I sigh, “She said she was in love with him, that she just wanted to make him happy.”

“I’m sure she did.” David scoffs, “She’s very good at telling herself what she wants to believe.”

“What happened after?” I ask, “How did you get out?”

“I don’t know.” He shrugs. “One day, I was released, all the charges were dropped, and my record wiped clean. Steve picked me up and took me to the house. When we got there both Henry and my mother had gone on another one of their trips. I left, and never went back, and I never heard from my mother until after Henry died.”

I shake my head. “I didn’t know.” I say, my heart breaking for him.

“Well, you couldn’t have.” He frowns. “The next time she tries to make you feel some sympathy for her and tells you that she ‘hurt’ me when I was a child, at least you’ll know what she did.”

I nod. At least now I know why he never lets anyone in, why he couldn’t let me in. He’s been hurt by someone he loved, at the time when it could make the most impression, and now he’ll never expose himself to that kind of pain again.

I’ll never hurt him, but what does it matter? He doesn’t trust anyone enough to let them in, not even me.

“David,” I get up and go around my desk to where he’s standing. “I’d like to show you something.”

He looks wary. “What is it?”

“You’ll have to come with me.” I tell him with a gentle smile. He waits while I interrupt the tournament going on in the back office to tell Jan and Larry that I have to step out for a while. They wave me off, more concerned about finishing their game than about me.

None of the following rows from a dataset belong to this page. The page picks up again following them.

#ifndef DS_ORDER
#define DS_ORDER 1
#endif
#define DS_R 21
#define DS_W (2 * DS_R + 1)
#define DS_PP 44
#define DS_HC 40
#ifndef DS_COLFIRST
#define DS_COLFIRST 1
#endif
#ifndef DS_ALIAS
#define DS_ALIAS 1
#endif
#ifndef DS_MFMA
#define DS_MFMA 1
#endif
#define DS_VC 44
#define DS_VR 40
#ifndef DS_WPB
#define DS_WPB 1
#endif
#ifndef DS_WPS
#define DS_WPS 7
#endif
typedef const __attribute__((address_space(3))) uint16_t *orbx_lds_u16p;
typedef const __attribute__((address_space(3))) uint32_t *orbx_lds_u32p;
__device__ __forceinline__ uint32_t orbx_ds_tap(uint32_t adr) {
    typedef unsigned short u16x2 __attribute__((ext_vector_type(2)));
    const bool odd = (adr & 2u) != 0;
    const orbx_lds_u32p wp = (orbx_lds_u32p)(uintptr_t)(adr & ~3u);
    const uint32_t d0 = wp[0], d1 = wp[1], d2 = wp[2], d3 = wp[3];
    const uint32_t w0 = odd ? (18u << 16) : (18u | (34u << 16)), w1 = odd ? (34u | (49u << 16)) : (49u | (55u << 16)),
                   w2 = odd ? (55u | (49u << 16)) : (49u | (34u << 16)), w3 = odd ? (34u | (18u << 16)) : 18u;
    uint32_t I = __builtin_amdgcn_udot2(__builtin_bit_cast(u16x2, d0), __builtin_bit_cast(u16x2, w0), 0u, false);
    I = __builtin_amdgcn_udot2(__builtin_bit_cast(u16x2, d1), __builtin_bit_cast(u16x2, w1), I, false);
    I = __builtin_amdgcn_udot2(__builtin_bit_cast(u16x2, d2), __builtin_bit_cast(u16x2, w2), I, false);
    I = __builtin_amdgcn_udot2(__builtin_bit_cast(u16x2, d3), __builtin_bit_cast(u16x2, w3), I, false);
    return I;
}
template <int FPM, bool INPLACE>
__global__ __launch_bounds__(64 * DS_WPB, DS_WPS) void k_describe(DGeom g, const uint8_t *__restrict__ pyr,
                                                  const uint32_t *__restrict__ lvl_kp,
                                                  const int *__restrict__ lvl_count,
                                                  float *__restrict__ lvl_angle, orbx_keypoint *__restrict__ kps,
                                                  uint8_t *__restrict__ desc, int *__restrict__ counts,
                                                  int *__restrict__ status, int cap, int dbg_stop, int nframes, OrbxRaw0 raw) {
#ifndef ORBX_TIMING_KNOBS
    dbg_stop = 0;
#endif
#if DS_COLFIRST && DS_ALIAS
    __shared__ __attribute__((aligned(16))) uint16_t s_h[DS_WPB][DS_VR * DS_VC];
#else
    __shared__ uint32_t s_patch[DS_WPB][DS_W * DS_PP / 4 + 4];
    __shared__ __attribute__((aligned(16))) uint16_t s_h[DS_WPB][DS_COLFIRST ? DS_VR * DS_VC : DS_W * DS_HC];
#endif
    const int lane = threadIdx.x & 63, wv_id = __builtin_amdgcn_readfirstlane(threadIdx.x >> 6);
#if DS_ORDER == 1
    const int f = blockIdx.y * 8 + (blockIdx.x & 7);
    const int oi = (blockIdx.x >> 3) * DS_WPB + wv_id;
    if (f >= nframes) return;
#else
    const int f = blockIdx.x;
    const int oi = blockIdx.y * DS_WPB + wv_id;
#endif
    const int *lc = lvl_count + f * g.nlevels;
    int total = 0, level = 0, slot = oi;
#ifndef DS_LEVELS8
#define DS_LEVELS8 1
#endif
    if (DS_LEVELS8 && g.nlevels == 8) {
        const int4 ca = *(const int4 *)lc, cb = *(const int4 *)(lc + 4);
        const int cnt[8] = {ca.x, ca.y, ca.z, ca.w, cb.x, cb.y, cb.z, cb.w};
        int base = 0;
#pragma unroll
        for (int l = 0; l < 8; ++l) {
            if (oi >= total) { level = l; base = total; }
            total += cnt[l];
        }
        slot = g.lv[level].kp_begin + (oi - base);
    } else {
#pragma unroll
    for (int l = 0; l < ORBX_MAX_LEVELS; ++l) {
        if (l < g.nlevels) {
            if (oi >= total) { level = l; slot = g.lv[l].kp_begin + (oi - total); }
            total += lc[l];
        }
    }
    }
    if (oi == 0 && lane == 0) {
        counts[f] = min(total, cap);
        if (total > cap) atomicMax(&status[f], (int)ORBX_CAPACITY);
    }
    if (oi >= min(total, cap) || dbg_stop == 4) return;
#if DS_COLFIRST && DS_ALIAS
    uint32_t *patch = (uint32_t *)s_h[wv_id];
#else
    uint32_t *patch = s_patch[wv_id];
#endif
    uint16_t *hrow = s_h[wv_id];
    const uint32_t pos = lvl_kp[(long long)f * g.kp_total + slot];
    const int4 pat = c_pattern_lane[lane];
    const DLevel &L = g.lv[level];
    const int x = (int)(pos & 0xfff) + (ORBX_EDGE - 3), y = (int)((pos >> 12) & 0xfff) + (ORBX_EDGE - 3);
    const bool ip0 = INPLACE && level == 0;
    const uint8_t *img = ip0 ? raw.img + (long long)f * raw.frame_stride : pyr + (long long)f * g.pyr_bytes + L.off;
    const int spitch = ip0 ? raw.stride : L.pitch;
    const int px0 = x - DS_R + (ip0 ? -ORBX_EDGE : L.org), py0 = y - DS_R + (ip0 ? -ORBX_EDGE : L.org);
    const int xa = px0 & ~3;
    const bool interior = ip0 ? orbx_ip_desc_interior(px0, py0, raw.W, raw.H)
                              : px0 >= 0 && py0 >= 0 && xa + 48 <= L.pitch && px0 + 2 * DS_R < L.pw && py0 + 2 * DS_R < L.ph;
    {
        if (interior) {
            const int dq = lane & 3, rq = lane >> 2;
            const uint32_t shift = (uint32_t)(px0 & 3);
            const uint8_t *p0 = img + (__mul24(py0, spitch) + xa + 12 * dq);
            orbx_uint3_u tv[3];
#pragma unroll
            for (int k = 0; k < 3; ++k) tv[k] = *(const orbx_uint3_u *)(p0 + __mul24(min(16 * k + rq, DS_W - 1), spitch));
#pragma unroll
            for (int k = 0; k < 3; ++k) {
                const uint32_t nxt = orbx_lane_above(tv[k].x);
                const int r = 16 * k + rq;
                if (r < DS_W) {
                    uint32_t *d = patch + r * (DS_PP / 4) + 3 * dq;
                    d[0] = __builtin_amdgcn_alignbyte(tv[k].y, tv[k].x, shift);
                    d[1] = __builtin_amdgcn_alignbyte(tv[k].z, tv[k].y, shift);
                    if (dq < 3) d[2] = __builtin_amdgcn_alignbyte(nxt, tv[k].z, shift);
                }
            }
        } else if (ip0) {
            const int dq = lane & 3, rq = lane >> 2;
            const int ws = orbx_ip_desc_ws(px0, raw.W);
            const int e = px0 - ws;
            const uint32_t shift = (uint32_t)(e & 3);
            const int dd = e >> 2;
            orbx_uint3_u tv[3];
#pragma unroll
            for (int k = 0; k < 3; ++k)
                tv[k] = *(const orbx_uint3_u *)(img + orbx_ip_row_off(orbx_ip_map(py0 + ORBX_EDGE + min(16 * k + rq, DS_W - 1), raw.H), raw.stride, ws + 12 * dq));
#pragma unroll
            for (int k = 0; k < 3; ++k) {
                const uint32_t nxt = orbx_lane_above(tv[k].x);
                const int r = 16 * k + rq;
                if (r < DS_W) {
                    uint32_t *d = patch + r * (DS_PP / 4);
                    const int D = 3 * dq - dd;
                    const uint32_t f0 = __builtin_amdgcn_alignbyte(tv[k].y, tv[k].x, shift), f1 = __builtin_amdgcn_alignbyte(tv[k].z, tv[k].y, shift),
                                   f2 = __builtin_amdgcn_alignbyte(nxt, tv[k].z, shift);
                    if (D >= 0 && D < DS_PP / 4) d[D] = f0;
                    if (D + 1 >= 0 && D + 1 < DS_PP / 4) d[D + 1] = f1;
                    if (D + 2 >= 0 && D + 2 < DS_PP / 4) d[D + 2] = f2;
                    if (dq == 0 && D - 1 >= 0 && D - 1 < DS_PP / 4) d[D - 1] = __builtin_amdgcn_alignbyte(tv[k].x, 0u, shift);
                }
            }
            const int c_end_l = px0 < 0 ? min(-px0, DS_W) : 0, c_beg_r = max(raw.W - px0, 0);
            if (c_end_l > 0 || c_beg_r < DS_W) {
                orbx_wave_sync();
                uint8_t *pb = (uint8_t *)patch + min(lane, DS_W - 1) * DS_PP;
                const uint8_t *grow = img + orbx_ip_row_off(orbx_ip_map(py0 + ORBX_EDGE + min(lane, DS_W - 1), raw.H), raw.stride, 0);
                for (int c = 0; c < DS_W; ++c) {
                    if (c >= c_end_l && c < c_beg_r) { c = c_beg_r - 1; continue; }
                    const int j = orbx_ip_map(px0 + ORBX_EDGE + c, raw.W);
                    const int sp = j - px0;
                    const uint8_t v = (sp >= 0 && sp < DS_PP) ? pb[sp] : grow[j];
                    if (lane < DS_W) pb[c] = v;
                }
            }
        } else {
            uint8_t *pb = (uint8_t *)patch;
            for (int i = lane; i < DS_W * DS_W; i += 64) {
                const int r = i / DS_W, c = i - r * DS_W;
                const int sy = orbx_reflect101(py0 + r, L.ph), sx = orbx_reflect101(px0 + c, L.pw);
                pb[r * DS_PP + c] = img[(long long)sy * L.pitch + sx];
            }
        }
        orbx_wave_sync();
        if (dbg_stop == 1) return;
        float angle_deg;
        {
            const int row = lane >> 1, half = lane & 1;
            const uint32_t *pr = patch + min(row + (DS_R - ORBX_HALF_PATCH), DS_W - 1) * (DS_PP / 4) + 1 + 5 * half;
            const uint4 wa = *(const uint4 *)&c_orient_w[lane][0], wb = *(const uint4 *)&c_orient_w[lane][4], wc = *(const uint4 *)&c_orient_w[lane][8];
            const uint32_t p0 = pr[0], p1 = pr[1], p2 = pr[2], p3 = pr[3], p4 = pr[4];
            uint32_t A = __builtin_amdgcn_udot4(p0, wa.x, 0u, false), S = __builtin_amdgcn_udot4(p0, wb.y, 0u, false);
            A = __builtin_amdgcn_udot4(p1, wa.y, A, false); S = __builtin_amdgcn_udot4(p1, wb.z, S, false);
            A = __builtin_amdgcn_udot4(p2, wa.z, A, false); S = __builtin_amdgcn_udot4(p2, wb.w, S, false);
            A = __builtin_amdgcn_udot4(p3, wa.w, A, false); S = __builtin_amdgcn_udot4(p3, wc.x, S, false);
            A = __builtin_amdgcn_udot4(p4, wb.x, A, false); S = __builtin_amdgcn_udot4(p4, wc.y, S, false);
            int m10 = (int)A - 16 * (int)S;
            int m01 = __mul24(row - ORBX_HALF_PATCH, (int)S);
            m10 = orbx_wave_sum(m10);
            m01 = orbx_wave_sum(m01);
            angle_deg = orbx_fast_atan2((float)m01, (float)m10);
            if (lane == 0) lvl_angle[(long long)f * g.kp_total + slot] = angle_deg;
        }
        if (dbg_stop == 2) return;
#if DS_COLFIRST && DS_MFMA
        {
            typedef int i32x4 __attribute__((ext_vector_type(4)));
            const int m = lane & 15, gq = lane >> 4;
            i32x4 A[3], Bm[3];
#pragma unroll
            for (int t = 0; t < 3; ++t) {
                const uint32_t *ap = patch + (16 * t + m) * (DS_PP / 4) + 4 * gq;
                A[t][0] = (int)(ap[0] ^ 0x80808080u); A[t][1] = (int)(ap[1] ^ 0x80808080u);
                A[t][2] = (int)(ap[2] ^ 0x80808080u); A[t][3] = (int)(ap[3] ^ 0x80808080u);
            }
#pragma unroll
            for (int j = 0; j < 3; ++j) {
                const uint4 b4 = *(const uint4 *)&c_blur_b[j][lane][0];
                Bm[j][0] = (int)b4.x; Bm[j][1] = (int)b4.y; Bm[j][2] = (int)b4.z; Bm[j][3] = (int)b4.w;
            }
            const i32x4 c0 = {128 * 257, 128 * 257, 128 * 257, 128 * 257};
            uint32_t *vo = (uint32_t *)hrow + m * (DS_VC / 2) + 2 * gq;
#pragma unroll
            for (int j = 0; j < 3; ++j) {
#pragma unroll
                for (int t = 0; t < 3; ++t) {
                    const i32x4 acc = __builtin_amdgcn_mfma_i32_16x16x64_i8(A[t], Bm[j], c0, 0, 0, 0);
                    if ((j < 2 || m < DS_W - 6 - 32) && (t < 2 || gq < 3))
                        *(uint2 *)(vo + (16 * j) * (DS_VC / 2) + 8 * t) =
                            make_uint2((uint32_t)acc[0] | ((uint32_t)acc[1] << 16), (uint32_t)acc[2] | ((uint32_t)acc[3] << 16));
                }
            }
        }
#elif DS_COLFIRST
        {
            typedef unsigned short u16x2 __attribute__((ext_vector_type(2)));
            const int seg = (lane * 373) >> 12, cg = lane - 11 * seg;
            if (seg < 5) {
                uint32_t pa[14], pb[14];
#pragma unroll
                for (int j = 0; j < 14; ++j) {
                    const uint32_t d = patch[min(8 * seg + j, DS_W - 1) * (DS_PP / 4) + cg];
                    pa[j] = __builtin_amdgcn_perm(0u, d, 0x0c010c00u);
                    pb[j] = __builtin_amdgcn_perm(0u, d, 0x0c030c02u);
                }
// ... 29 lines not shown
            o.y = hv[2] | (hv[3] << 16);
            o.z = hv[4] | (hv[5] << 16);
            o.w = hv[6] | (hv[7] << 16);
            *(uint4 *)(hrow + r * DS_HC + 8 * q8) = o;
        }
#endif
        __builtin_amdgcn_fence(__ATOMIC_RELEASE, "wavefront");
        __builtin_amdgcn_wave_barrier();
        __builtin_amdgcn_fence(__ATOMIC_ACQUIRE, "wavefront");
        if (dbg_stop == 3) return;
        const float factorPI = (float)(3.1415926535897932384626433832795 / 180.f);
        const float angle = angle_deg * factorPI;
                const OrbxSinCos sc = orbx_sincosf_pinned(angle);
        const float a = sc.c, b = sc.s;
        const int wvec = (L.pw - 2 * L.org) & ~3;
        const int pw4[4] = {pat.x, pat.y, pat.z, pat.w};
        unsigned long long words[4];
        if (x + (DS_R - 3) < wvec) {
#if DS_COLFIRST
            const uint32_t cbias = (uint32_t)(2 * ((DS_R - 3) * DS_VC + (DS_R - 3))) - 0x400000u * (2u * DS_VC) - (0x4B400000u << 1);
#else
            const uint32_t cbias = (uint32_t)(2 * ((DS_R - 3) * DS_HC + (DS_R - 3))) - 0x400000u * (2u * DS_HC) - (0x4B400000u << 1);
#endif
            const uint32_t hbase = (uint32_t)(uintptr_t)(orbx_lds_u16p)hrow + cbias;
            float tv[8];
            float nb = -b;
            asm("" : "+v"(nb));
#pragma unroll
            for (int r = 0; r < 4; ++r) {
#pragma unroll
                for (int s2 = 0; s2 < 2; ++s2) {
                    const float px = (float)(signed char)((pw4[r] >> (16 * s2)) & 0xff);
                    const float py = (float)(signed char)((pw4[r] >> (16 * s2 + 8)) & 0xff);
                    float fy, fx;
                    if (FPM == ORBX_FP_GCC_FMA) {
                        fy = __builtin_fmaf(px, b, py * a);
                        fx = __builtin_fmaf(px, a, py * nb);
                    } else {
                        fy = px * b + py * a;
                        fx = px * a + py * nb;
                    }
                    const uint32_t uy = __float_as_uint(fy + 12582912.0f), ux = __float_as_uint(fx + 12582912.0f);
#if DS_COLFIRST
#if DS_MFMA
                    uint32_t ay = (uy << 1) + hbase;
                    asm("" : "+v"(ay));
                    const uint32_t adr = __umul24(ux, 2u * DS_VC) + ay;
#else
                    const uint32_t adr = __umul24(uy, 2u * DS_VC) + ((ux << 1) + hbase);
#endif
                    const uint32_t I = orbx_ds_tap(adr);
#else
                    uint32_t adr = __umul24(uy, 2u * DS_HC) + ((ux << 1) + hbase);
                    asm("" : "+v"(adr));
                    const orbx_lds_u16p hp = (orbx_lds_u16p)(uintptr_t)adr;
                    const uint32_t r0 = hp[3 * DS_HC], r1 = (uint32_t)hp[2 * DS_HC] + hp[4 * DS_HC],
                                   r2 = (uint32_t)hp[1 * DS_HC] + hp[5 * DS_HC], r3 = (uint32_t)hp[0] + hp[6 * DS_HC];
                    const uint32_t I = __umul24(55u, r0) + __umul24(49u, r1) + __umul24(34u, r2) + __umul24(18u, r3);
#endif
                    tv[2 * r + s2] = __builtin_fminf(__builtin_rintf((float)I * (1.f / 65536.f)), 255.f);
                }
            }
#pragma unroll
            for (int r = 0; r < 4; ++r) words[r] = orbx_ballot(tv[2 * r] < tv[2 * r + 1]);
        } else {
            int tval[8];
#pragma unroll
            for (int r = 0; r < 4; ++r) {
#pragma unroll
                for (int s2 = 0; s2 < 2; ++s2) {
                    const float px = (float)(signed char)((pw4[r] >> (16 * s2)) & 0xff);
                    const float py = (float)(signed char)((pw4[r] >> (16 * s2 + 8)) & 0xff);
                    float fy, fx;
                    if (FPM == ORBX_FP_GCC_FMA) {
                        fy = __builtin_fmaf(px, b, py * a);
                        fx = __builtin_fmaf(px, a, -(py * b));
                    } else {
                        fy = px * b + py * a;
                        fx = px * a - py * b;
                    }
                    const int iy = (int)__builtin_rintf(fy), ix = (int)__builtin_rintf(fx);
#if DS_COLFIRST
#if DS_MFMA
                    const uint32_t I = orbx_ds_tap((uint32_t)(uintptr_t)(orbx_lds_u16p)hrow + 2u * (uint32_t)(__mul24(ix + DS_R - 3, DS_VC) + (iy + DS_R - 3)));
#else
                    const uint32_t I = orbx_ds_tap((uint32_t)(uintptr_t)(orbx_lds_u16p)hrow + 2u * (uint32_t)(__mul24(iy + DS_R - 3, DS_VC) + (ix + DS_R - 3)));
#endif
#else
                    const uint16_t *hp = hrow + __mul24(iy + DS_R - 3, DS_HC) + (ix + DS_R - 3);
                    const uint32_t r0 = hp[3 * DS_HC], r1 = (uint32_t)hp[2 * DS_HC] + hp[4 * DS_HC],
                                   r2 = (uint32_t)hp[1 * DS_HC] + hp[5 * DS_HC], r3 = (uint32_t)hp[0] + hp[6 * DS_HC];
                    const uint32_t I = __umul24(55u, r0) + __umul24(49u, r1) + __umul24(34u, r2) + __umul24(18u, r3);
#endif
                    const uint32_t tie = x + ix >= wvec ? 1u : ((I >> 16) & 1u);
                    tval[2 * r + s2] = (int)min((I + 0x7fffu + tie) >> 16, 255u);
                }
            }
#pragma unroll
            for (int r = 0; r < 4; ++r) words[r] = orbx_ballot(tval[2 * r] < tval[2 * r + 1]);
        }
        if (lane < 4) {
            unsigned long long w = lane == 0 ? words[0] : lane == 1 ? words[1] : lane == 2 ? words[2] : words[3];
            *(unsigned long long *)(desc + ((long long)f * cap + oi) * 32 + 8 * lane) = w;
        }
        if (lane == 0) {
            orbx_keypoint kp;
            float fx = (float)x, fy = (float)y;
            if (level != 0) { fx = fx * L.scale; fy = fy * L.scale; }
            kp.x = fx; kp.y = fy;
            kp.size = L.size;
// ... 1835 lines not shown
            const bool in = i < len && orbx_sim3_inlier(T12, T21, K1, K2, v, v + 3, v + 8, v + 10, v[6], v[7]);
            const unsigned long long word = orbx_ballot(in);
            if (lane == 0) mw[(base + sub) >> 6] = word;
            cnt += __popcll(word);
        }
    }
    if (active && lane == 0) A.counts[D.iter_off + it] = cnt;
}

“About this morning…” David starts again, his voice strangely hesitant. I look at his face, confused by the uncertain expression I find there. What is he going to say?

“Wait.” I tell him, leading him outside. “You can tell me later.”

Surprisingly, he obeys, and follows me down the street to the museum, as he holds one of the swing doors open for me to step inside, there’s a quizzical look on his face, but he doesn’t ask any questions.

Trey smiles and waves at me, but when he sees David, he doesn’t come over to talk.

I lead David to the painting, faltering as we approach it. I’ve been so certain about it for so long, but now I wonder if maybe I’m wrong. What if David doesn’t believe me? What if he can’t see what I see when I look at it.

It’s hanging in its usual place, everything about it the same as when I first saw it.

David stares at the painting for a while, and then reads the name at the bottom. “Jonathan Cutler,” he says at last. “I’ve never heard of him.” He looks at me, his eyes searching. “Does it mean something to you?”

“Yes.” I sigh, “When I first started working at the store I used to come here just to look at this.” I pause. “It just drew me, somehow.”

David nods, his eyes encouraging me to continue.

“Then I learned that the painter was a professor at one of the local colleges, and that he had an affair with one of his students. When his wife found out, she drove her car over a bridge with him in it.”

David gives the painting another searching look. “And this was the student?”

I nod. “He loved her.” I say. “That’s what I see when I look at this painting. That even though it was wrong, and even tough ultimately, it destroyed all their lives, he loved her.”